* To do: From the entries below, return exactly the lines beginning at the one that contains "uint32_t vb = (mulhi24(htap24(r0b), b0)" and ending at the one that contains "uint8_t* lrow = pyr", both of them included, and only those lines.

* Source material:

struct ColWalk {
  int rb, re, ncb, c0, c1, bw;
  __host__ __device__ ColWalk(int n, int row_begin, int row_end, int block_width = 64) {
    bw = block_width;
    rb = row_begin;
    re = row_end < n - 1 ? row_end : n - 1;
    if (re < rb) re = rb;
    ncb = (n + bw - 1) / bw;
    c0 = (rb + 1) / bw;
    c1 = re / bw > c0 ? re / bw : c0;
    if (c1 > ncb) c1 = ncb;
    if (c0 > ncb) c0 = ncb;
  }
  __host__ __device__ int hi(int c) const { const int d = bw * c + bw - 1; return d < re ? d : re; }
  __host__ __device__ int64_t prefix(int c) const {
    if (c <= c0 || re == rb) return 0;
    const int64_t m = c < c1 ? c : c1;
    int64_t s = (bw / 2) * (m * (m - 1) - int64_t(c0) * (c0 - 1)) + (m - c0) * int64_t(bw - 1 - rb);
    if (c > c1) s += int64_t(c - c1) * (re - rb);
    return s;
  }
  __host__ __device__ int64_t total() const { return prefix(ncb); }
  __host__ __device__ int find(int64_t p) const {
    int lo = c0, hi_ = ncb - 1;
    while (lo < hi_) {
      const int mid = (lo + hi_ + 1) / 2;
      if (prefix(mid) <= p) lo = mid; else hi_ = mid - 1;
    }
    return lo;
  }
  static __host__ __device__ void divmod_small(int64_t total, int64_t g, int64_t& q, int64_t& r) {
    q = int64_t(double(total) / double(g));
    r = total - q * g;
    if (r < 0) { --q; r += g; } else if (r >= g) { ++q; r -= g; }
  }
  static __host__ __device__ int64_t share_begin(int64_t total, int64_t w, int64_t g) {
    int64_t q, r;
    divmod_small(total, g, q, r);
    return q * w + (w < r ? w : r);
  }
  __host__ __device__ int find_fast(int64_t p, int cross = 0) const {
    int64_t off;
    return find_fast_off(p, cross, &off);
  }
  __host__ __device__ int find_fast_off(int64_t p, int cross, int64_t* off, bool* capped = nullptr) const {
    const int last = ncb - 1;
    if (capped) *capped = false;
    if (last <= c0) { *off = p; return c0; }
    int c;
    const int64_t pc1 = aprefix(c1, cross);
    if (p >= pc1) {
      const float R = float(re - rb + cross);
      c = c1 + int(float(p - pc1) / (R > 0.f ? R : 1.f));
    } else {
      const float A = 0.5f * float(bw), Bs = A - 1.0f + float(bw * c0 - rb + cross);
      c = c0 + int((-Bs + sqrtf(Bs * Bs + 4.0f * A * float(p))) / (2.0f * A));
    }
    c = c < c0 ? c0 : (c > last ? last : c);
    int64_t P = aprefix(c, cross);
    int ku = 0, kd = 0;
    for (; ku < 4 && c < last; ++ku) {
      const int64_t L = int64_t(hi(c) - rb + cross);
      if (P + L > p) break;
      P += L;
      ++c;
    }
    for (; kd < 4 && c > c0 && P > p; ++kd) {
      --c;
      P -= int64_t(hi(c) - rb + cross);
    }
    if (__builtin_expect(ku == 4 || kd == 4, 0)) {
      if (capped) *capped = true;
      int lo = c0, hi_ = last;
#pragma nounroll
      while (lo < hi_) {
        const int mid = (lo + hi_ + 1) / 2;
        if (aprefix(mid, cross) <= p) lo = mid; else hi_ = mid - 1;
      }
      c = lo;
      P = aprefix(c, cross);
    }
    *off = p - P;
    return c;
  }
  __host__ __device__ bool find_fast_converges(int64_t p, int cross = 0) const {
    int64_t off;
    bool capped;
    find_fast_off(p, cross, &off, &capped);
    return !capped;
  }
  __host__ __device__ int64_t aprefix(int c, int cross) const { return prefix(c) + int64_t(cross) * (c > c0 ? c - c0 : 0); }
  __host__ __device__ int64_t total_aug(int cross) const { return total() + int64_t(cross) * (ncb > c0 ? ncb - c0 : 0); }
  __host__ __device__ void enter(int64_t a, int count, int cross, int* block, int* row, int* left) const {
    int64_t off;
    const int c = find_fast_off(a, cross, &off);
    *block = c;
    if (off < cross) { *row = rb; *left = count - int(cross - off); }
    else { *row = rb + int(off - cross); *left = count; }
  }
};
* * *
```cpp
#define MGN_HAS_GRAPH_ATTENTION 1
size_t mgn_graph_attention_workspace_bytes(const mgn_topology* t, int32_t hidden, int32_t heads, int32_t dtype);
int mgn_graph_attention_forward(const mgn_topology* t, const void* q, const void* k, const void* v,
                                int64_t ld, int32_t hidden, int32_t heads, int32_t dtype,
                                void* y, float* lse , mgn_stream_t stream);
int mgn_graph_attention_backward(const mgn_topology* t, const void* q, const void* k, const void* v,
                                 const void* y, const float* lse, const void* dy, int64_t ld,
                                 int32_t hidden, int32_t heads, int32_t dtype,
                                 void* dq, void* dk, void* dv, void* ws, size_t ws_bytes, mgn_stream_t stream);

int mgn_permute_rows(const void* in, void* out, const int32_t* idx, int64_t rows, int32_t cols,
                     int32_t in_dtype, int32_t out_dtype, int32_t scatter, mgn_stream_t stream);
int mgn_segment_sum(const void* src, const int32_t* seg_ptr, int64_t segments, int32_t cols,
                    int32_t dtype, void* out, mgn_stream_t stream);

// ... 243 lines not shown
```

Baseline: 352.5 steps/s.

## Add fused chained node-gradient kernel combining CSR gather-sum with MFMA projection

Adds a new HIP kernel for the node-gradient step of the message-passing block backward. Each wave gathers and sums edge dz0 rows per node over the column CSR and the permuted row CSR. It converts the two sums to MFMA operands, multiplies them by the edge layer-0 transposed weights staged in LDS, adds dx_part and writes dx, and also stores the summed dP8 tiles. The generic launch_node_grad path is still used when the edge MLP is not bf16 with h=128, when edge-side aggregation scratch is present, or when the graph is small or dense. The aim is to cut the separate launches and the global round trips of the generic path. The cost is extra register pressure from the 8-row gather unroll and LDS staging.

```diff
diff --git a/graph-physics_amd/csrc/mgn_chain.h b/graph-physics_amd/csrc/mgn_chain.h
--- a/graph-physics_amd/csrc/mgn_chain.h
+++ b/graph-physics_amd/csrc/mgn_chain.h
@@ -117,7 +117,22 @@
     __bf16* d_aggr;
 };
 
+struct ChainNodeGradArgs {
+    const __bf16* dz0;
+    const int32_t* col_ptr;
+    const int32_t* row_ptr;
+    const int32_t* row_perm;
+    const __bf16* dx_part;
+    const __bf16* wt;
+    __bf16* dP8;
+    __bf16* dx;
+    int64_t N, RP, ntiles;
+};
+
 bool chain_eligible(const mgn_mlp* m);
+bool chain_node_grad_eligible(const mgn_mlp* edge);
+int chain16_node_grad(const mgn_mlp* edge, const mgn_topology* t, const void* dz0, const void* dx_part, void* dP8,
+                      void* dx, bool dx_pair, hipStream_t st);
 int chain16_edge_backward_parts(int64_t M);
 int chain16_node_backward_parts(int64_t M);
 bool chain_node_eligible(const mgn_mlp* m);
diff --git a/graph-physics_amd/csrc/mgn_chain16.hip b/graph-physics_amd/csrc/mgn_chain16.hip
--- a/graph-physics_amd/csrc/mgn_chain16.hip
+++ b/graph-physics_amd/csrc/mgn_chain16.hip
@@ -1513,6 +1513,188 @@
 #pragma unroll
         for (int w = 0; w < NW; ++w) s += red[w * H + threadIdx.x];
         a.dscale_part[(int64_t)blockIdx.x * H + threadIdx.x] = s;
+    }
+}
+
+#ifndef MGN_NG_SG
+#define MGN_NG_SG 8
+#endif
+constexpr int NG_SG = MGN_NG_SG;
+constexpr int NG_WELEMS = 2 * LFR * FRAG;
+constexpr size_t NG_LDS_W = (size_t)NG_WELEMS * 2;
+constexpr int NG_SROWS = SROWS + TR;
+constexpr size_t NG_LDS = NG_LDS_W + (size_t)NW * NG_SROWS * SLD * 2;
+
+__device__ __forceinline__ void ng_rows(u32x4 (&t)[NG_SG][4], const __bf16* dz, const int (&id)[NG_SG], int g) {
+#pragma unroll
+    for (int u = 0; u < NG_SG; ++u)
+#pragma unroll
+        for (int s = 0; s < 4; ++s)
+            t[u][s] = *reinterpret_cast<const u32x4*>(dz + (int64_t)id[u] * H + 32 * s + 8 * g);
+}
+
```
...
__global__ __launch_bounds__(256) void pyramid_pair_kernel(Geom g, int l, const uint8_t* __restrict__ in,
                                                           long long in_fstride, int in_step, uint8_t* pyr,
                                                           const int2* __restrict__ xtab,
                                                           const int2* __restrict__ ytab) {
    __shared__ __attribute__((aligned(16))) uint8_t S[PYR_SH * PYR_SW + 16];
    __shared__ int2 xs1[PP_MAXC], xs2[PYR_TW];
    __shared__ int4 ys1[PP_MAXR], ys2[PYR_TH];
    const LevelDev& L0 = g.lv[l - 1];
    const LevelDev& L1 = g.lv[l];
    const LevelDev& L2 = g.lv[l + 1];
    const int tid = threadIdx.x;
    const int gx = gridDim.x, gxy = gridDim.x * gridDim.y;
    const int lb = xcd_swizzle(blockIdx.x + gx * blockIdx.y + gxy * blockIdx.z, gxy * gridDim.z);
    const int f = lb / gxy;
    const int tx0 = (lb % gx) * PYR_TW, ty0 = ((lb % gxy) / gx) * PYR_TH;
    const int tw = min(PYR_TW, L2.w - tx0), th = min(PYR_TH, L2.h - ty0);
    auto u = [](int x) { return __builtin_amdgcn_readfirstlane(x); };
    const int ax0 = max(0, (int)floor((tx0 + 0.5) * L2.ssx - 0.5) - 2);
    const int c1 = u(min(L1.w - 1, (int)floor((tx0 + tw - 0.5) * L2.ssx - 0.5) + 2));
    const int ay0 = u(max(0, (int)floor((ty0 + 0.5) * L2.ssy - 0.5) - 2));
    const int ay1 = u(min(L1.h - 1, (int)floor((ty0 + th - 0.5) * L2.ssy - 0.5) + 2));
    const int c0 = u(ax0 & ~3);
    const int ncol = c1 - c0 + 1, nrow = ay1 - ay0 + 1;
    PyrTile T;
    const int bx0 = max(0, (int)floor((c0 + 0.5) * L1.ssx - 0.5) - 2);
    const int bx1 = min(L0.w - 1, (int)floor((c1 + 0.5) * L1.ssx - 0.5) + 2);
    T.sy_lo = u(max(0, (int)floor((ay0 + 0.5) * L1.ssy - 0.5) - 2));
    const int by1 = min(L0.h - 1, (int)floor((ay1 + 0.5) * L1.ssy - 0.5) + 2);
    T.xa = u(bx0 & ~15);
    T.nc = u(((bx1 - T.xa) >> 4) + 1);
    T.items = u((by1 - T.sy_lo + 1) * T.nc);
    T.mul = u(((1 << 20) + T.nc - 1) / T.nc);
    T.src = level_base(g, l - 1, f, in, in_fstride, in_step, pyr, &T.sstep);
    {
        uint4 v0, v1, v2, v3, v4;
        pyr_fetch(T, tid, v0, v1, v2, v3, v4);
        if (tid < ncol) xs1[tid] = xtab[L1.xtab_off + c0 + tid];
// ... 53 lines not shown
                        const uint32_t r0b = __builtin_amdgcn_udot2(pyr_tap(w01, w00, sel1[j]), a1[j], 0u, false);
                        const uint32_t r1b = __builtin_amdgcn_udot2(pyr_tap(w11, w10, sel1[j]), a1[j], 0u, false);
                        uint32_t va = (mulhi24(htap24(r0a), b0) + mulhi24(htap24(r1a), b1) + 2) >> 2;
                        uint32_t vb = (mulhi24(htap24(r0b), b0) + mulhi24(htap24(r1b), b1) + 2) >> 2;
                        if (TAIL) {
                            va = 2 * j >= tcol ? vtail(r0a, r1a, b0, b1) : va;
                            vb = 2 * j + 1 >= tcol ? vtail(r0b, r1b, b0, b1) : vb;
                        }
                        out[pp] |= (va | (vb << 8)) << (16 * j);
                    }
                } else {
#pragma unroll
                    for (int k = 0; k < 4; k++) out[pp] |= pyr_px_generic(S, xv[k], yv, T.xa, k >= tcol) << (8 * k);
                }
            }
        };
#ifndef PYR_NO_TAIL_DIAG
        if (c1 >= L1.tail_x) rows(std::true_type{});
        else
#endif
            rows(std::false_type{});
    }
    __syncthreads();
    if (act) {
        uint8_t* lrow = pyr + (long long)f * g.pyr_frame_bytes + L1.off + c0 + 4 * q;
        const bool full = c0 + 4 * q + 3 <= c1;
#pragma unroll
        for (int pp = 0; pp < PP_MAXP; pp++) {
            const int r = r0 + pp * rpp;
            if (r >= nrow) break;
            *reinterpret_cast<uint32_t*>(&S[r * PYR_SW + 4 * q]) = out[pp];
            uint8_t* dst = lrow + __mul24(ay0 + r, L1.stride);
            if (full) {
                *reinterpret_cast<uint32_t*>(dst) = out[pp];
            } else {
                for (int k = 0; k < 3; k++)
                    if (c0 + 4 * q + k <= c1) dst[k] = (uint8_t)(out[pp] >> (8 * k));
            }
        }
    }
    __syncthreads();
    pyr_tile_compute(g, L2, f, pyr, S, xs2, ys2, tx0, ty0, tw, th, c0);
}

* Written solution:
                        uint32_t vb = (mulhi24(htap24(r0b), b0) + mulhi24(htap24(r1b), b1) + 2) >> 2;
                        if (TAIL) {
                            va = 2 * j >= tcol ? vtail(r0a, r1a, b0, b1) : va;
                            vb = 2 * j + 1 >= tcol ? vtail(r0b, r1b, b0, b1) : vb;
                        }
                        out[pp] |= (va | (vb << 8)) << (16 * j);
                    }
                } else {
#pragma unroll
                    for (int k = 0; k < 4; k++) out[pp] |= pyr_px_generic(S, xv[k], yv, T.xa, k >= tcol) << (8 * k);
                }
            }
        };
#ifndef PYR_NO_TAIL_DIAG
        if (c1 >= L1.tail_x) rows(std::true_type{});
        else
#endif
            rows(std::false_type{});
    }
    __syncthreads();
    if (act) {
        uint8_t* lrow = pyr + (long long)f * g.pyr_frame_bytes + L1.off + c0 + 4 * q;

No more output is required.